Solving Recurring Relations Can you please help, my son has been trying for over two hours now to solve the following:
A sequence of terms $\left\{u_n\right\}$ is defined for $n\geq 1$, by the recurrence relation:
$$u_{n+1}=u_n/3.$$
Find $u_2$, $u_3$, $u_4$ and $u_5$ in terms of $u_1$.
Thank you
 A: Hint:  You just need to plug into the formula.  So $u_2=\frac {u_1}3$.  Now  $u_3=\frac {u_2}3=?$
A: $u_2 = \frac {u_1}{3}$  
$u_3 = \frac {u_1}{9}$  
$u_4 = \frac {u_1}{27}$  
$u_5 = \frac {u_1}{27 \times 3 = 81}$  
A: Since your son (and thus you...) might face similar exercises in the future it will not hurt to state the general idea.
You have some sequence $u_n$ defined not by a formula, but by some kind of relationship between nearby values.   In this question, the relationship is between adjacent values.  The specification "$u_{n+1}=u_{n}/3$" means you have a collection of equations, one for each $n=1,2,3,4...$, that starts $u_2 = u_1 / 3$, then $u_3 = u_2/3$ and so on. 
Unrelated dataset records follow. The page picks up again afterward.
struct MergeView {
  const RunView* runs;
  const uint32_t* tile_lo;
  const unsigned long long* tile_rank;
  Desc* desc;
  ValueRewrite* rewrites;
  uint32_t rewrite_cap;
  uint32_t n_tiles;
  uint16_t* fk16;
  uint32_t* fkh;
  int32_t S, k;
  uint32_t cap;
};
// ... 1235 lines not shown
  }
  const size_t rows_per = std::max<size_t>(1, STAGING_BYTES / row_bytes);
  for (size_t r0 = 0; r0 < rows; r0 += rows_per) {
    const size_t nr = std::min(rows_per, rows - r0);
    const size_t bytes = nr * row_bytes;
    const int grid = src_pitch == row_bytes ? static_cast<int>(std::min<size_t>(64, (bytes + 65535) / 65536)) : static_cast<int>(std::min<size_t>(64, nr));
    k_copy_out<<<std::max(grid, 1), 256, 0, I.stream>>>(I.staging_dev, static_cast<const uint8_t*>(dev_src) + r0 * src_pitch, row_bytes, src_pitch, nr);
    I.readback_launches++;
    CUDA_TRY(cudaGetLastError());
    CUDA_TRY(cudaStreamSynchronize(I.stream));
    memcpy(static_cast<uint8_t*>(host_dst) + r0 * row_bytes, I.staging_host, bytes);
  }
  return YBGPU_OK;
}

ybgpu_status Engine::CheckDeviceError(const char* phase) {
  Impl& I = *impl_;
  if (ybgpu_status s = ReadSmall(&I.hJ, I.dJ, sizeof(JobDev))) return s;
  if (I.hJ.error) {
    char buf[256];
    snprintf(buf, sizeof(buf), "%s (%s, at block/tile %u)", DevErrorName(I.hJ.error), phase, I.hJ.error_where);
    return Fail(DevErrorStatus(I.hJ.error), buf);
  }
  return YBGPU_OK;
}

All these equations let you compute the next term from previous terms, compiling a list of the values of $u_1, u_2, u_3, \ldots$ one by one in order.  The important thing is that at every step the "next" term you would like to compute, can be "solved for", using one of the equations, from some of the earlier already-computed values in the sequence.  For example we can calculate $u_3$ from $u_2$ in this case, and every $u_n$ can be determined from the one before, except a few initial values (in this case, $u_1$) for which there is no equation relating them to previous terms of the sequence.   
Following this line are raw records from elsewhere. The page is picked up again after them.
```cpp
typedef struct sp_gemm_desc {
  const void *a;
  int64_t lda;
  int mode;
  int cin;
// ... 20 lines not shown
  float euler_sigma, euler_sigma_next;
  int euler_frames; int64_t euler_hw;
  void *workspace; size_t workspace_bytes;
  float *ln_out; float ln_out_eps;
  int64_t w_group_rows; int64_t w_group_stride;
  float *gn_part;
  const void *a2; int64_t lda2; int cin2;
  int64_t euler_guidance_ld;
} sp_gemm_desc;

int sp_gemm_f16(const sp_gemm_desc *desc, void *stream);
size_t sp_gemm_desc_size(void);
size_t sp_gemm_workspace_bytes(const sp_gemm_desc *desc);

const char *sp_gemm_last_kernel(void);

int sp_gemm_set_route(int route, int bm, int bn);

int sp_gemv_f16(const void *x, int64_t ldx, const void *w, const float *b, float *y, void *y_f16,
                int64_t ldy, int rows, int n, int k, int silu_in, int silu_out, void *stream);
int sp_gemv_batched_f16(const void *x, int64_t ldx, int64_t x_stride, const void *w, int64_t w_stride,
                        const float *b, int64_t b_stride, float *y, void *y_f16, int64_t ldy, int64_t y_stride,
                        int batch, int rows, int n, int k, int silu_in, int silu_out, void *stream);

int sp_sinusoid_f16(const float *values, void *out, int count, int dim, void *stream);

size_t sp_groupnorm_ws_bytes(int instances, int64_t rows, int c, int groups);
int sp_groupnorm_f16(const void *x, const float *gamma, const float *beta, void *y, int instances,
                     int64_t rows, int c, int groups, float eps, int fuse_silu, void *ws,
                     size_t ws_bytes, void *stream);
// ... 107 lines not shown
```

### video-diffusion-pipeline-parallel_amd/csrc/gemm.hip

```cpp
#include <cstring>
#include "gemm_args.h"
#include <stdlib.h>

using namespace spgemm;

namespace {


template <int BM, int BN, int WM, int WN, int STAGES>
__global__ __launch_bounds__(WM *WN * 64, 2) void gemm_f16_kernel(const GemmArgs p) {
  constexpr int NW = WM * WN;
  constexpr int THREADS = NW * 64;
  constexpr int WTM = BM / WM, WTN = BN / WN;
  constexpr int TN = WTN / 16;
  constexpr int TM = WTM / 16;
  constexpr int A_BYTES = BM * BK * 2;
  constexpr int B_BYTES = BN * BK * 2;
  constexpr int STAGE = A_BYTES + B_BYTES;
  constexpr int A_LOADS = BM / 8 / NW;
  constexpr int B_LOADS = BN / 8 / NW;
  constexpr int L = A_LOADS + B_LOADS;
  static_assert(A_LOADS * 8 * NW == BM && B_LOADS * 8 * NW == BN, "tile rows must split evenly over waves");
  static_assert(STAGES == 2 || STAGES == 3, "2- or 3-deep ring");
  extern __shared__ __attribute__((aligned(16))) char smem[];
// ... 568 lines not shown
}

extern "C" int sp_gemm_f32out_f16(const void *a_, int64_t lda, const void *w, void *d, int m, int n, int k,
                                  const void *zero_page, void *stream) {
  SP_REQUIRE(a_ && w && d && zero_page, "sp_gemm_f32out_f16: null a/w/d/zero_page");
  SP_REQUIRE(m > 0 && n > 0 && n % 256 == 0, "sp_gemm_f32out_f16: n=%d must be a positive multiple of 256 (m=%d)", n, m);
  SP_REQUIRE(k >= 64 && k % 64 == 0, "sp_gemm_f32out_f16: k=%d must be a multiple of 64", k);
  SP_REQUIRE(lda >= k && lda % 8 == 0, "sp_gemm_f32out_f16: lda=%lld invalid", (long long)lda);
  SP_REQUIRE(((uintptr_t)d & 15) == 0, "sp_gemm_f32out_f16: d must be 16-byte aligned");
  GemmArgs a{};
  a.a = (const f16 *)a_; a.w = (const f16 *)w; a.zero = (const char *)zero_page;
  a.lda = lda; a.mode = SP_A_LINEAR; a.cin = k; a.taps = 1; a.m = m; a.n = n; a.k = k;
  a.oscale = 1.0f; a.bias2_rows = m; a.ldb2 = n;
  a.ksplit = 1; a.partial = (float *)d;
  return spgemm::launch_pp(a, 256, 256, (hipStream_t)stream);
}

extern "C" int sp_gemm_f16(const sp_gemm_desc *d, void *stream) {
  SP_REQUIRE(d != nullptr, "sp_gemm_f16: null descriptor");
  SP_REQUIRE(d->a && d->w && d->d && d->zero_page, "sp_gemm_f16: null a/w/d/zero_page");
  SP_REQUIRE(d->m > 0 && d->n > 0, "sp_gemm_f16: m,n must be positive (m=%d n=%d)", d->m, d->n);
  SP_REQUIRE(d->cin > 0 && d->cin % 64 == 0, "sp_gemm_f16: cin=%d must be a multiple of 64", d->cin);
  SP_REQUIRE(d->n % 64 == 0, "sp_gemm_f16: n=%d must be a multiple of 64", d->n);
  SP_REQUIRE(d->mode >= SP_A_LINEAR && d->mode <= SP_A_TEMPORAL3, "sp_gemm_f16: bad mode %d", d->mode);
  SP_REQUIRE(d->lda >= d->cin && d->lda % 8 == 0, "sp_gemm_f16: lda=%lld invalid", (long long)d->lda);
  const int nout_cols = d->geglu ? d->n / 2 : d->n;
  SP_REQUIRE(d->n_store >= 0 && d->n_store <= nout_cols, "sp_gemm_f16: n_store=%d must be 0 (all) or 1 ... %d output columns",
             d->n_store, nout_cols);
  const int stored_cols = d->n_store > 0 ? d->n_store : nout_cols;
  SP_REQUIRE(d->ldd >= stored_cols && (d->ldd % 8 == 0 || (d->n_store > 0 && d->n_store < 8)),
// ... 120 lines not shown
```

### video-diffusion-pipeline-parallel_amd/csrc/gemm_args.h

```cpp
#pragma once
#include "common.h"

namespace spgemm {

constexpr int BK = 64;

template <int N>
__device__ __forceinline__ void wait_vm_lgkm() {
  asm volatile("s_waitcnt vmcnt(%0) lgkmcnt(0)" ::"n"(N) : "memory");
}

struct GemmArgs {
  const f16 *a;
  const f16 *a2;
  int64_t lda2;
  int cin2;
  const f16 *w;
  const float *bias;
  const float *bias2;
  const f16 *res1;
  const f16 *res2;
  const f16 *eul_lat; f16 *eul_out; const f16 *eul_u; const float *eul_gs;
  int64_t eul_ldu, eul_hw, eul_ldg;
  int eul_frames;
// ... 7 lines not shown
  f16 *d;
  const char *zero;
  int64_t lda, ldr1, ldr2, ldd, hw, bias2_rows, ldb2;
  int64_t w_group_rows, w_group_stride;
  int mode, cin, taps;
  int n_img, hin, win, hout, wout, stride, ups;
  int frames;
  int m, n, k;
  float oscale, r1scale, r2scale;
  int geglu, n_store;
  int tiles_m, tiles_n;
  int ksplit;
  float *partial;
  int dbg;
  int stagger;
};

__device__ __forceinline__ int xcd_remap(int bid, int nwg) {
  const int q = nwg >> 3, r = nwg & 7;
  const int xcd = bid & 7;
  const int base = xcd < r ? xcd * (q + 1) : r * (q + 1) + (xcd - r) * q;
  return base + (bid >> 3);
}


void note_kernel(const char *fmt, ...);
void note_kernel_suffix(const char *suffix);

int launch_pp(GemmArgs &a, int bm, int bn, hipStream_t s);

bool ps_supported(const GemmArgs &a, int bm, int bn);
int launch_ps(GemmArgs &a, int bm, int bn, hipStream_t s);

}
```

### video-diffusion-pipeline-parallel_amd/csrc/gemm_pp.hip

```cpp
#include "gemm_args.h"
#include <stdlib.h>
#include <type_traits>

namespace spgemm {
namespace {

constexpr int PBK = 32, PNW = 8;


#ifdef SP_GEMM_EXPERIMENTS
constexpr int PP_TRACE_WGS = 16384, PP_TRACE_SLOTS = 12;
__device__ long long g_pp_trace[PP_TRACE_WGS * PP_TRACE_SLOTS];
#define PP_TRACE(slot)                                                                              \
  do {                                                                                              \
    if (threadIdx.x == 0 && blockIdx.x < PP_TRACE_WGS)                                              \
      g_pp_trace[blockIdx.x * PP_TRACE_SLOTS + (slot)] = wall_clock64();                            \
  } while (0)
#define PP_TRACE_CLK(slot)                                                                          \
  do {                                                                                              \
    if (threadIdx.x == 0 && blockIdx.x < PP_TRACE_WGS)                                              \
      g_pp_trace[blockIdx.x * PP_TRACE_SLOTS + (slot)] = (long long)__builtin_amdgcn_s_memtime();   \
  } while (0)
#else
#define PP_TRACE(slot) do {} while (0)
// ... 7 lines not shown
#endif
constexpr int pp_stages(int bm, int bn) { return bm == 128 ? 3 : (bm == 192 && bn == 256 ? SP_PP_STAGES_192_256 : 4); }

template <int N>
__device__ __forceinline__ void wait_vm() { asm volatile("s_waitcnt vmcnt(%0)" ::"n"(N) : "memory"); }

template <int L>
__device__ __forceinline__ void wait_dma(int ksteps_left) {
  if (ksteps_left >= 3) wait_vm<3 * L>();
  else if (ksteps_left == 2) wait_vm<2 * L>();
  else if (ksteps_left == 1) wait_vm<L>();
  else wait_vm<0>();
}

#define WROWS_OF(pbm, wtm) ((pbm) / (wtm))
template <int PBM, int BN, int TN, int TM, int WTN, int WTM, bool GEGLU, int NT, bool GNRES = false>
__device__ __forceinline__ void pp_epilogue(const GemmArgs &p, f32x4 (&acc)[TN][TM], char *smem, int tile_m,
                                            int tile_n, int wm, int wn, int tid, int fr, int fq) {
  constexpr int bno = GEGLU ? BN / 2 : BN;
  constexpr int cpr = bno >> 3;
  constexpr int TNO = GEGLU ? TN / 2 : TN;
  constexpr int NCH = PBM * cpr, ITERS = (NCH + NT - 1) / NT, ITERS_A = ITERS / 2;
  static_assert(cpr % 8 == 0, "chunk swizzle works on aligned groups of 8 chunks");
  const int ncols_total = GEGLU ? p.n / 2 : p.n;
  const int nstore = p.n_store > 0 ? p.n_store : ncols_total;
  const int64_t mbase = (int64_t)tile_m * PBM;

  auto res_src = [&](const f16 *res, int64_t ldr, int it) -> const f16 * {
    const int idx = tid + it * NT;
    const int r = idx / cpr, c = idx - r * cpr;
    const int64_t m = mbase + r;
    const int col = tile_n * bno + c * 8;
    const bool ok = idx < NCH && m < p.m && col + 8 <= nstore;
// ... 16 lines not shown
      if (p.bias) b = *(const f32x4 *)(p.bias + n);
#pragma unroll
      for (int j = 0; j < TM; ++j) acc[i][j] = (acc[i][j] - st[j][0] * cs) * st[j][1] + b;
      __builtin_amdgcn_sched_barrier(0);
    }
  }
  if constexpr (!GEGLU) {
    if (p.gn_part && !p.res1 && !p.res2) {
      auto row16_sum = [](float v) {
        v += __builtin_bit_cast(float, __builtin_amdgcn_mov_dpp(__builtin_bit_cast(int, v), 0xB1, 0xF, 0xF, true));
        v += __builtin_bit_cast(float, __builtin_amdgcn_mov_dpp(__builtin_bit_cast(int, v), 0x4E, 0xF, 0xF, true));
        v += __builtin_bit_cast(float, __builtin_amdgcn_mov_dpp(__builtin_bit_cast(int, v), 0x141, 0xF, 0xF, true));
        v += __builtin_bit_cast(float, __builtin_amdgcn_mov_dpp(__builtin_bit_cast(int, v), 0x140, 0xF, 0xF, true));
        return v;
      };
      float *dst = p.gn_part + (((int64_t)tile_m * WROWS_OF(PBM, WTM) + wm) * p.n + (int64_t)tile_n * BN + wn * WTN) * 2;
#pragma unroll
      for (int i = 0; i < TN; ++i) {
        f32x4 sm = {0.f, 0.f, 0.f, 0.f}, sq = {0.f, 0.f, 0.f, 0.f};
#pragma unroll
        for (int j = 0; j < TM; ++j) {
          const f32x4 v = acc[i][j] * p.oscale;
          sm += v;
          sq += v * v;
        }
#pragma unroll
        for (int r = 0; r < 4; ++r) { sm[r] = row16_sum(sm[r]); sq[r] = row16_sum(sq[r]); }
        if (fr == 0) {
          float *o = dst + (i * 16 + 4 * fq) * 2;
          *(f32x4 *)o = (f32x4){sm[0], sq[0], sm[1], sq[1]};
          *(f32x4 *)(o + 4) = (f32x4){sm[2], sq[2], sm[3], sq[3]};
// ... 91 lines not shown
        if (p.ln_part) {
          *(float2 *)(p.ln_part + ((mbase + tid) * p.tiles_n + tile_n) * 2) = make_float2(sm, sq);
        } else {
          const float inv = 1.0f / (float)bno, mean = sm * inv;
          float var = sq * inv - mean * mean;
          if (var < 0.f) var = 0.f;
          *(float2 *)(p.ln_out + (mbase + tid) * 2) = make_float2(mean, rsqrtf(var + p.ln_out_eps));
        }
      }
    }
  }
#pragma unroll
  for (int it = 0; it < ITERS; ++it) {
    const int idx = tid + it * NT;
    const int r = idx / cpr, c = idx - r * cpr;
    const int64_t m = mbase + r;
    const int col = tile_n * bno + c * 8;
    if (idx >= NCH || m >= p.m || col >= nstore) continue;
    if (col + 8 <= nstore) {
#ifdef SP_GEMM_EXPERIMENTS
      if (p.dbg & 512) __builtin_nontemporal_store(o[it], (f16x8 *)(p.d + m * p.ldd + col));
      else
#endif
      *(f16x8 *)(p.d + m * p.ldd + col) = o[it];
      if (gn_res) *(f16x8 *)(smem + r * (bno * 2) + ((c ^ (r & 7)) << 4)) = o[it];
    } else {
      for (int e = 0; e < nstore - col; ++e) {
        float f = (float)o[it][e];
        if (p.res1) f += p.r1scale * (float)p.res1[m * p.ldr1 + col + e];
        if (p.res2) f += p.r2scale * (float)p.res2[m * p.ldr2 + col + e];
        p.d[m * p.ldd + col + e] = (f16)f;
      }
    }
// ... 67 lines not shown
            glds16(bptr[pc - NAP], dsb + (pc - NAP) * (NWV * 1024));
            bptr[pc - NAP] += PBK;
          }
        }
      }
    }
  }
}
#endif
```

The initial values determine all the later terms of the sequence, and are usually an external specification that determines, from the many different sequences that satisfy the recurrence relation, which particular one is being considered.  We don't solve for them (in most cases), we state what they are and that uniquely defines the rest of the sequence.
In some simple or lucky cases the recurrence relation can be converted into a formula that takes $n$ and directly writes down $u_n$ without computation of all earlier terms.  This is not something to expect as a possibility for more complicated recursions.